What is autism?
Autism refers to a wide range of neurodevelopmental disorders. Generally speaking, autism spectrum disorders (ASD) represent developmental impairment caused by differences in the brain. People with this disorder often have problems with social communication and interaction and limited or repetitive behavior or interests. They can also have different ways of learning, moving, or maintaining attention.
There are five main types of autism, which include Asperger's syndrome, Rhett syndrome, childhood disintegrative disorder, Kanner's syndrome, and general developmental disorder.
Due to the increasing number of cases of people with autistic disorders, scientists are trying to find the causes and predisposing factors of these health disorders, as well as opportunities for inclusion and normal lifestyle. Meanwhile, a new study explores the role of food as a suspected culprit in developing autism, specifically processed foods.
The study by the University of Central Florida team
A new study from the University of Central Florida, published in Scientific Reports on June 19, 2019, puts forward arguments for the emerging link between autism and the human microbiome. High levels of propionic acid (PPA), which is used in processed foods to extend shelf life and inhibit mold growth, appear to reduce the development of neurons in the fetal brain. [ref. 1]
Analyzing the role of nutrition in better understanding autism is nothing new. This study actually looked at the mother's diet in the onset of autism in the developing fetus. Such a finding, if proven to be true, could have important implications for advancing prenatal care and autism prevention.
Highlights of the study
As the team wrote, compiled by Latifa S. Abdelli, Aseela Samsam and Saleh A. Naser, autism spectrum disorder (ASD) is characterized by neuroinflammation and gastrointestinal symptoms. The spectrum includes different levels of impaired social communication, as well as repetitive behaviors that impede progress in learning and the child's ability to connect with others. [ref. 2]

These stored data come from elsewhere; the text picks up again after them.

template <int KB, int SMODE, bool PV, bool SM, bool SCALED, int ORD, int LKO = 0, int LVO = 0, int NKO = 0, int NVO = 0, typename Dma>
MG_DEV void m16_step(M16State& s, const bf16x8_t (&qf)[4][4], bf16x8_t (&kf)[4], bf16x8_t (&vf)[4], unsigned lds_k,
                     unsigned lds_v, unsigned nk, unsigned nv, float c, Dma dma) {
    constexpr int SB = 1 - KB;
    u32x4_t w[4];
    float pa[2] = {0.f, 0.f}, pb[2] = {0.f, 0.f};
    auto exp_a = [&](int i, int half) __attribute__((always_inline)) {
        if (SM) {
            const int pp = 2 * i + half, n = pp >> 2, wd = pp & 3;
            const float x = s.st[SB][wd >> 1][n][(wd & 1) * 2];
            pa[half] = __builtin_amdgcn_exp2f(SCALED ? x * c : x);
            asm volatile("" : "+v"(pa[half]));
        }
    };
    auto exp_b = [&](int i, int half) __attribute__((always_inline)) {
        if (SM) {
            const int pp = 2 * i + half, n = pp >> 2, wd = pp & 3;
            const float x = s.st[SB][wd >> 1][n][(wd & 1) * 2 + 1];
            pb[half] = __builtin_amdgcn_exp2f(SCALED ? x * c : x);
            asm volatile("" : "+v"(pb[half]));
        }
    };
    auto add_a = [&](int i, int half) __attribute__((always_inline)) {
        if (SM) {
            const int n = (2 * i + half) >> 2;
            s.psa[n] += pa[half];
            asm volatile("" : "+v"(s.psa[n]));
        }
    };
    auto add_b = [&](int i, int half) __attribute__((always_inline)) {
        if (SM) {
            const int n = (2 * i + half) >> 2;
            s.psb[n] += pb[half];
            asm volatile("" : "+v"(s.psb[n]));
        }
    };
    auto cvt = [&](int i, int half) __attribute__((always_inline)) {
        if (SM) {
            const int pp = 2 * i + half, n = pp >> 2, wd = pp & 3;
            unsigned pk = pack_bf2(pa[half], pb[half]);
            asm volatile("" : "+v"(pk));
            w[n][wd] = pk;
        }
    };
    auto S = [&](int i, int n) __attribute__((always_inline)) {
        const int blk = i >> 2, c = i & 3, r = i & 3;
        if (SMODE == 1 && c == 0) m16_mfma_s0(s.st[KB][blk][n], kf[r], qf[n][c], s.mq[n]);
        else if (SMODE == 2 && c == 0) m16_mfma_s_after_valu(s.st[KB][blk][n], kf[r], qf[n][c]);
        else if (SMODE != 0) m16_mfma_s(s.st[KB][blk][n], kf[r], qf[n][c]);
    };
    auto P = [&](int i, int n) __attribute__((always_inline)) {
        if (PV) s.ot[i][n] = __builtin_amdgcn_mfma_f32_16x16x32_bf16(vf[i & 3], s.pf[KB][n], s.ot[i][n], 0, 0, 0);
    };
    auto rdK = [&](int i) __attribute__((always_inline)) {
        const int r2 = (i + 2) & 3;
        if (SMODE == 0) asm volatile("" ::"v"(kf[r2]));
        if (i < 6) {
            switch (i) {
                case 0: m16_rd<m16_koff(2) + LKO>(kf[r2], lds_k); break;
                case 1: m16_rd<m16_koff(3) + LKO>(kf[r2], lds_k); break;
                case 2: m16_rd<m16_koff(4) + LKO>(kf[r2], lds_k); break;
                case 3: m16_rd<m16_koff(5) + LKO>(kf[r2], lds_k); break;
                case 4: m16_rd<m16_koff(6) + LKO>(kf[r2], lds_k); break;
                default: m16_rd<m16_koff(7) + LKO>(kf[r2], lds_k); break;
            }
        } else if (i == 6) m16_rd<m16_koff(0) + NKO>(kf[r2], nk);
        else m16_rd<m16_koff(1) + NKO>(kf[r2], nk);
    };
    auto rdV = [&](int i) __attribute__((always_inline)) {
        const int r2 = (i + 2) & 3;
        if (i < 6) {
            switch (i) {
                case 0: m16_rd<m16_voff(2) + LVO>(vf[r2], lds_v); break;
                case 1: m16_rd<m16_voff(3) + LVO>(vf[r2], lds_v); break;
                case 2: m16_rd<m16_voff(4) + LVO>(vf[r2], lds_v); break;
                case 3: m16_rd<m16_voff(5) + LVO>(vf[r2], lds_v); break;
                case 4: m16_rd<m16_voff(6) + LVO>(vf[r2], lds_v); break;
                default: m16_rd<m16_voff(7) + LVO>(vf[r2], lds_v); break;
            }
        } else if (i == 6) m16_rd<m16_voff(0) + NVO>(vf[r2], nv);
        else m16_rd<m16_voff(1) + NVO>(vf[r2], nv);
    };
#define M16_SB() __builtin_amdgcn_sched_barrier(0)
#pragma unroll
    for (int i = 0; i < 8; ++i) {
        m16_wait<2>();
        M16_SB();
        if constexpr (ORD == 0) {
            S(i, 0); M16_SB();
            exp_a(i, 0); exp_b(i, 0); M16_SB();
            P(i, 0); M16_SB();
            add_a(i, 0); add_b(i, 0); cvt(i, 0); M16_SB();
            S(i, 1); M16_SB();
            rdK(i); M16_SB();
            P(i, 1); M16_SB();
            rdV(i); M16_SB();
            S(i, 2); M16_SB();
            exp_a(i, 1); exp_b(i, 1); M16_SB();
            P(i, 2); M16_SB();
            add_a(i, 1); add_b(i, 1); cvt(i, 1); M16_SB();
            S(i, 3); M16_SB();
            dma(i); M16_SB();
            P(i, 3); M16_SB();
        } else if constexpr (ORD == 1) {
            S(i, 0); M16_SB();
            exp_a(i, 0); M16_SB();
            P(i, 0); M16_SB();
            exp_b(i, 0); M16_SB();
            S(i, 1); M16_SB();
            add_a(i, 0); add_b(i, 0); cvt(i, 0); M16_SB();
            P(i, 1); M16_SB();
            rdK(i); M16_SB(); rdV(i); M16_SB();
            S(i, 2); M16_SB();
            exp_a(i, 1); M16_SB();
            P(i, 2); M16_SB();
            exp_b(i, 1); M16_SB();
            S(i, 3); M16_SB();
            add_a(i, 1); add_b(i, 1); cvt(i, 1); M16_SB();
            P(i, 3); M16_SB();
            dma(i); M16_SB();
        } else if constexpr (ORD == 2) {
            S(i, 0); M16_SB();
            exp_a(i, 0); M16_SB(); rdK(i); M16_SB();
            P(i, 0); M16_SB();
            exp_b(i, 0); M16_SB(); rdV(i); M16_SB();
            S(i, 1); M16_SB();
            add_a(i, 0); add_b(i, 0); cvt(i, 0); M16_SB();
            P(i, 1); M16_SB();
            S(i, 2); M16_SB();
            exp_a(i, 1); M16_SB();
            P(i, 2); M16_SB();
            exp_b(i, 1); M16_SB();
            S(i, 3); M16_SB();
            add_a(i, 1); add_b(i, 1); cvt(i, 1); M16_SB();
            P(i, 3); M16_SB();
            dma(i); M16_SB();
        } else if constexpr (ORD == 4) {
            S(i, 0); M16_SB();
            exp_a(i, 0); M16_SB();
            P(i, 0); M16_SB();
            exp_b(i, 0); M16_SB();
            S(i, 1); M16_SB();
            add_a(i, 0); add_b(i, 0); M16_SB();
            P(i, 1); M16_SB();
            cvt(i, 0); M16_SB(); rdK(i); M16_SB(); rdV(i); M16_SB();
            S(i, 2); M16_SB();
            exp_a(i, 1); M16_SB();
            P(i, 2); M16_SB();
            exp_b(i, 1); M16_SB();
            S(i, 3); M16_SB();
            add_a(i, 1); add_b(i, 1); M16_SB();
            P(i, 3); M16_SB();
            cvt(i, 1); M16_SB(); dma(i); M16_SB();
        } else if constexpr (ORD == 5) {
            S(i, 0); M16_SB();
            exp_a(i, 0); M16_SB();
            P(i, 0); M16_SB();
            exp_b(i, 0); M16_SB();
            S(i, 1); M16_SB();
            add_a(i, 0); add_b(i, 0); cvt(i, 0); M16_SB();
            P(i, 1); M16_SB();
            rdK(i); M16_SB();
            S(i, 2); M16_SB();
            exp_a(i, 1); M16_SB();
            P(i, 2); M16_SB();
            exp_b(i, 1); M16_SB();
            S(i, 3); M16_SB();
            add_a(i, 1); add_b(i, 1); cvt(i, 1); M16_SB();
            P(i, 3); M16_SB();
            rdV(i); M16_SB(); dma(i); M16_SB();
        } else if constexpr (ORD == 8) {
            S(i, 0); M16_SB();
            exp_a(i, 0); M16_SB();
            S(i, 1); M16_SB();
            exp_b(i, 0); M16_SB();
            P(i, 0); M16_SB();
            add_a(i, 0); add_b(i, 0); cvt(i, 0); M16_SB();
            P(i, 1); M16_SB();
            rdK(i); M16_SB(); rdV(i); M16_SB();
            S(i, 2); M16_SB();
            exp_a(i, 1); M16_SB();
            S(i, 3); M16_SB();
            exp_b(i, 1); M16_SB();
            P(i, 2); M16_SB();
            add_a(i, 1); add_b(i, 1); cvt(i, 1); M16_SB();
            P(i, 3); M16_SB();
            dma(i); M16_SB();
        } else if constexpr (ORD == 9) {
            S(i, 0); M16_SB();
            exp_a(i, 0); M16_SB();
            S(i, 1); M16_SB();
            exp_b(i, 0); M16_SB();
            S(i, 2); M16_SB();
            add_a(i, 0); add_b(i, 0); cvt(i, 0); M16_SB();
            S(i, 3); M16_SB();
            rdK(i); M16_SB(); rdV(i); M16_SB();
            P(i, 0); M16_SB();
            exp_a(i, 1); M16_SB();
            P(i, 1); M16_SB();
            exp_b(i, 1); M16_SB();
            P(i, 2); M16_SB();
            add_a(i, 1); add_b(i, 1); cvt(i, 1); M16_SB();
            P(i, 3); M16_SB();
            dma(i); M16_SB();
        } else {
            S(i, 0); M16_SB();
            exp_a(i, 0); M16_SB();
            P(i, 0); M16_SB();
            exp_b(i, 0); M16_SB();
            S(i, 1); M16_SB();
            exp_a(i, 1); M16_SB();
            P(i, 1); M16_SB();
            exp_b(i, 1); M16_SB();
            S(i, 2); M16_SB();
            add_a(i, 0); add_b(i, 0); cvt(i, 0); M16_SB();
            P(i, 2); M16_SB();
            add_a(i, 1); add_b(i, 1); cvt(i, 1); M16_SB();
            S(i, 3); M16_SB();
            rdK(i); M16_SB(); rdV(i); M16_SB();
            P(i, 3); M16_SB();
            dma(i); M16_SB();
        }
    }
#undef M16_SB
    if (SM) {
#pragma unroll
        for (int n = 0; n < 4; ++n) {
            s.pf[SB][n] = m16_bf(w[n]);
        }
    }
}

The number of children diagnosed with autistic disorders is increasing every year. Obviously, there are things that are changing in societies that are causing this leap. In 2000, the CDC observed one in every 150 children exhibiting such behavior. By 2018, that number climbed to one in 59.

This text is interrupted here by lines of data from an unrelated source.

+                mid[1] = fmaxf(pb.e0[1], pa.e1[1]);
+                *reinterpret_cast<f32x2*>(&st[O_EA / 4 + (2 * wave) * 64 + 2 * l31]) = pa.e0;
+                *reinterpret_cast<f32x2*>(&st[O_EA / 4 + (2 * wave + 1) * 64 + 2 * l31]) = mid;
+                *reinterpret_cast<f32x2*>(&st[O_EB / 4 + wave * 64 + 2 * l31]) = pb.e1;
+            }
+            barrier();
+        }
+        if (a.amax_out) {
+            amx = wave_max(amx);
+            if (lane == 0 && amx > 0.f)
+                __hip_atomic_fetch_max(a.amax_out + ((blockIdx.x * NW + wave) & 63), __float_as_uint(amx), __ATOMIC_RELAXED, __HIP_MEMORY_SCOPE_AGENT);
+        }
+    } else {
+        const int lw = wave - MW, ltid = tid - LT;
+        const float* const xg = a.x + grp * a.gx;
+        float* const y = a.y + (int64_t)grp * a.n * pho * pwo * 64;
+        int q_geo[LPAIRS], q_off[LPAIRS];
+#pragma unroll
+        for (int u = 0; u < LPAIRS; ++u) {
+            const int i = 2 * (ltid + LT * u);
+            const int ci = i / (PH * PWS);
+            const int r = i - ci * PH * PWS;
+            const int py = r / PWS, px = r - py * PWS;
+            q_geo[u] = (i < PATCH) ? ((py << 8) | px) : (1 << 30);
+            q_off[u] = (ci * a.h + py) * a.w + px;
+        }
+        auto tile_of = [&](int it) { return (int)blockIdx.x + it * (int)gridDim.x; };
+        auto fetch = [&](int tile, float (&v)[2 * LPAIRS]) {
+            const int n = tile / tpi;
+            const int t = tile - n * tpi;
+            const int ty = t / a.tiles_x, tx = t - ty * a.tiles_x;
+            const int iy0 = 2 * ty * TH - 3, ix0 = 2 * tx * TW - 3;
+            const uint64_t ip = (uint64_t)(xg + egr_map(a.xmap, n));
+            const uint32_t ip_lo = __builtin_amdgcn_readfirstlane((uint32_t)ip), ip_hi = __builtin_amdgcn_readfirstlane((uint32_t)(ip >> 32));
+            const __amdgpu_buffer_rsrc_t rx = __builtin_amdgcn_make_buffer_rsrc((void*)(((uint64_t)ip_hi << 32) | ip_lo), 0, 0x80000000u, 0x00020000);
+            const int toff = iy0 * a.w + ix0;
+            const unsigned xlim = (unsigned)(a.w < ix0 + PW ? a.w : ix0 + PW);
+#pragma unroll
+            for (int u = 0; u < LPAIRS; ++u) {
+                const int g = q_geo[u];
+                const int iy = iy0 + (g >> 8), ix = ix0 + (g & 255);
+                const bool rowok = (unsigned)iy < (unsigned)a.h;
+                const int o = (int)((unsigned)(toff + q_off[u]) * 4u);
+                const int o0 = (rowok && (unsigned)ix < xlim) ? o : (int)0x80000000;
+                const int o1 = (rowok && (unsigned)(ix + 1) < xlim) ? o + 4 : (int)0x80000000;
+                v[2 * u] = __builtin_bit_cast(float, __builtin_amdgcn_raw_buffer_load_b32(rx, o0, 0, 0));
+                v[2 * u + 1] = __builtin_bit_cast(float, __builtin_amdgcn_raw_buffer_load_b32(rx, o1, 0, 0));
+            }
+        };
+        auto publish_max = [&](int slot, const float (&v)[2 * LPAIRS]) {
+            float m = 0.f;
+#pragma unroll
+            for (int u = 0; u < 2 * LPAIRS; ++u) m = fmaxf(m, fabsf(v[u]));
+            m = wave_max(m);
+            if (lane == 0) s_pmax[slot * MW + lw] = __float_as_uint(m);
+        };
+        auto park = [&](int buf, const float (&v)[2 * LPAIRS], float psc) {
+            unsigned pbase = O_PATCH + buf * PBYTES + ltid * 4;
+            asm volatile("" : "+v"(pbase));
+            unsigned* const ph = reinterpret_cast<unsigned*>(lds + pbase);
+#pragma unroll
+            for (int u = 0; u < LPAIRS; ++u)
+                if (LT * (u + 1) <= PATCH / 2 || ltid + LT * u < PATCH / 2) {
+                    unsigned h, l;
+                    split2_f16(v[2 * u], v[2 * u + 1], psc, h, l);
+                    ph[LT * u] = h;
+                    ph[PATCH / 2 + LT * u] = l;
+                }
+        };
+        auto amax4 = [](float* p, f32x4 v) {
+#pragma unroll
+            for (int c = 0; c < 4; ++c) atomicMax(reinterpret_cast<int*>(p) + c, __float_as_int(v[c]));
+        };
+        auto max4 = [](f32x4 x, f32x4 z) {
+            f32x4 r;
+#pragma unroll
+            for (int c = 0; c < 4; ++c) r[c] = fmaxf(x[c], z[c]);
+            return r;
+        };
+        auto finish = [&](int tile) {
+            const float* const st = reinterpret_cast<const float*>(lds);
+            const int n = tile / tpi;
+            const int t = tile - n * tpi;
+            const int ty = t / a.tiles_x, tx = t - ty * a.tiles_x;
+            const int gp0 = ty * (TH / 2), gc0 = tx * (TW / 2);
+            const bool top = ty > 0, left = tx > 0, right = gc0 + 16 < pwo, bottom = gp0 + TH / 2 < pho;
+#pragma unroll
+            for (int rr = 0; rr < 2; ++rr) {
+                const int row = 2 * lw + rr;
+                float* const yrow = y + (((int64_t)n * pho + gp0 + row) * pwo + gc0) * 64;
+                const bool joined = rr == 0 && lw > 0;
+#pragma unroll
+                for (int k = 0; k < 4; ++k) {
+                    const int o = k * 256 + lane * 4;
+                    f32x4 v = *reinterpret_cast<const f32x4*>(&st[O_MAIN / 4 + row * ROWF + o]);
+                    if (joined) v = max4(v, *reinterpret_cast<const f32x4*>(&st[O_NEXT / 4 + (lw - 1) * ROWF + o]));
+                    if ((row == 0 && top) || (k == 0 && lane < 16 && left)) amax4(yrow + o, v);
+                    else *reinterpret_cast<f32x4*>(yrow + o) = v;
+                }
+                if (right) {
+                    float e = st[O_EA / 4 + row * 64 + lane];
+                    if (joined) e = fmaxf(e, st[O_EB / 4 + (lw - 1) * 64 + lane]);
+                    atomicMax(reinterpret_cast<int*>(yrow + ROWF + lane), __float_as_int(e));
+                }
+            }
+            if (lw == MW - 1 && bottom) {
+                float* const yrow = y + (((int64_t)n * pho + gp0 + TH / 2) * pwo + gc0) * 64;
+#pragma unroll
+                for (int k = 0; k < 4; ++k) {
+                    const int o = k * 256 + lane * 4;
+                    amax4(yrow + o, *reinterpret_cast<const f32x4*>(&st[O_NEXT / 4 + (MW - 1) * ROWF + o]));
+                }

The research team notes that thousands of genes are linked to autism spectrum disorders. Although there is no single likely culprit, they believe it is an interaction between genetic and environmental factors, and in the study they focused on abnormalities of the mother's immune system. One of the scientists, who specializes in gastroenterological research, has turned to PPA because he had previously observed high levels of this carboxylic acid in stool samples of children with autism. In the intestines of children with autism there appear to be an increased number of Clostridia spp., Bacteriodetes and Desulfovibrio spp. known to be active digesters and producers of SCFA (short-chain fatty acids), including PPA and BA (butyrate).
Excessive levels of propionic acid reduce the number of neurons in the brain while overproducing glial cells, leading to inflammation, which is a marker of autism. Increased amounts of PPA damage the neural pathways that allow the brain to communicate with the body. This toxic cocktail responds to the symptoms of autism: repetitive behaviors, mobility problems, problems communicating with others.
Because PPA induces glial cell differentiation and an increase in TNF-α and IL-10 transcription and translation, the scientists suggest that PPA exposure during pregnancy may be associated with gliosis and inflammation, as reported in multiple neurodevelopmental diseases, including ASD. Specifically, exposure to high-dose PPA during the early stages of neural stem cell development promotes glial cell proliferation and activation, recapitulating the state of neuroinflammation as reported in the postpartum period in the brains of children with autism.
However, it is important to mention that propionic acid naturally occurs in the human microbiome. However, the increased amounts of acid consumed by mothers through processed foods have a negative effect on their children. The increased amount of PPA passes into the fetus, potentially stopping the development of neurons, which can help trigger the cascading effects that lead to the spectrum.
The acid was first discovered in 1844 by the Austrian chemist Johann Gottlieb, who noticed it in digested sugar products. Isolated, it causes an unpleasant body odor. Produced, however, the acid is used to stop mold in animal feed as well as in human food, including grains, baked goods and cheese. It is approved for use in the EU, USA, Australia and New Zealand.
In EU legislation we find the so-called. Commission Implementing Regulation (EU) No 1222/2013 of 29 November 2013 concerning the authorisation of propionic acid, sodium propionate and ammonium propionate as feed additives for ruminants, pigs and poultry [Ref. 3] It states: 'Substances listed in the Annex belonging to the category 'technological additives' and the functional group 'silage additives' as additives in animal nutrition are authorised under the conditions laid down in that Annex.' One of these substances is propionic acid.
Previous research has linked too high levels of PPA to nasal and throat irritation, birth defects and cancer (in rats). The new study suggests that the effects of PPA on the mother's microbiome are much greater than previously thought. According to the researchers, this is only a first step, but important for better understanding autism spectrum disorders and providing a better life for people with autism spectrum disorders.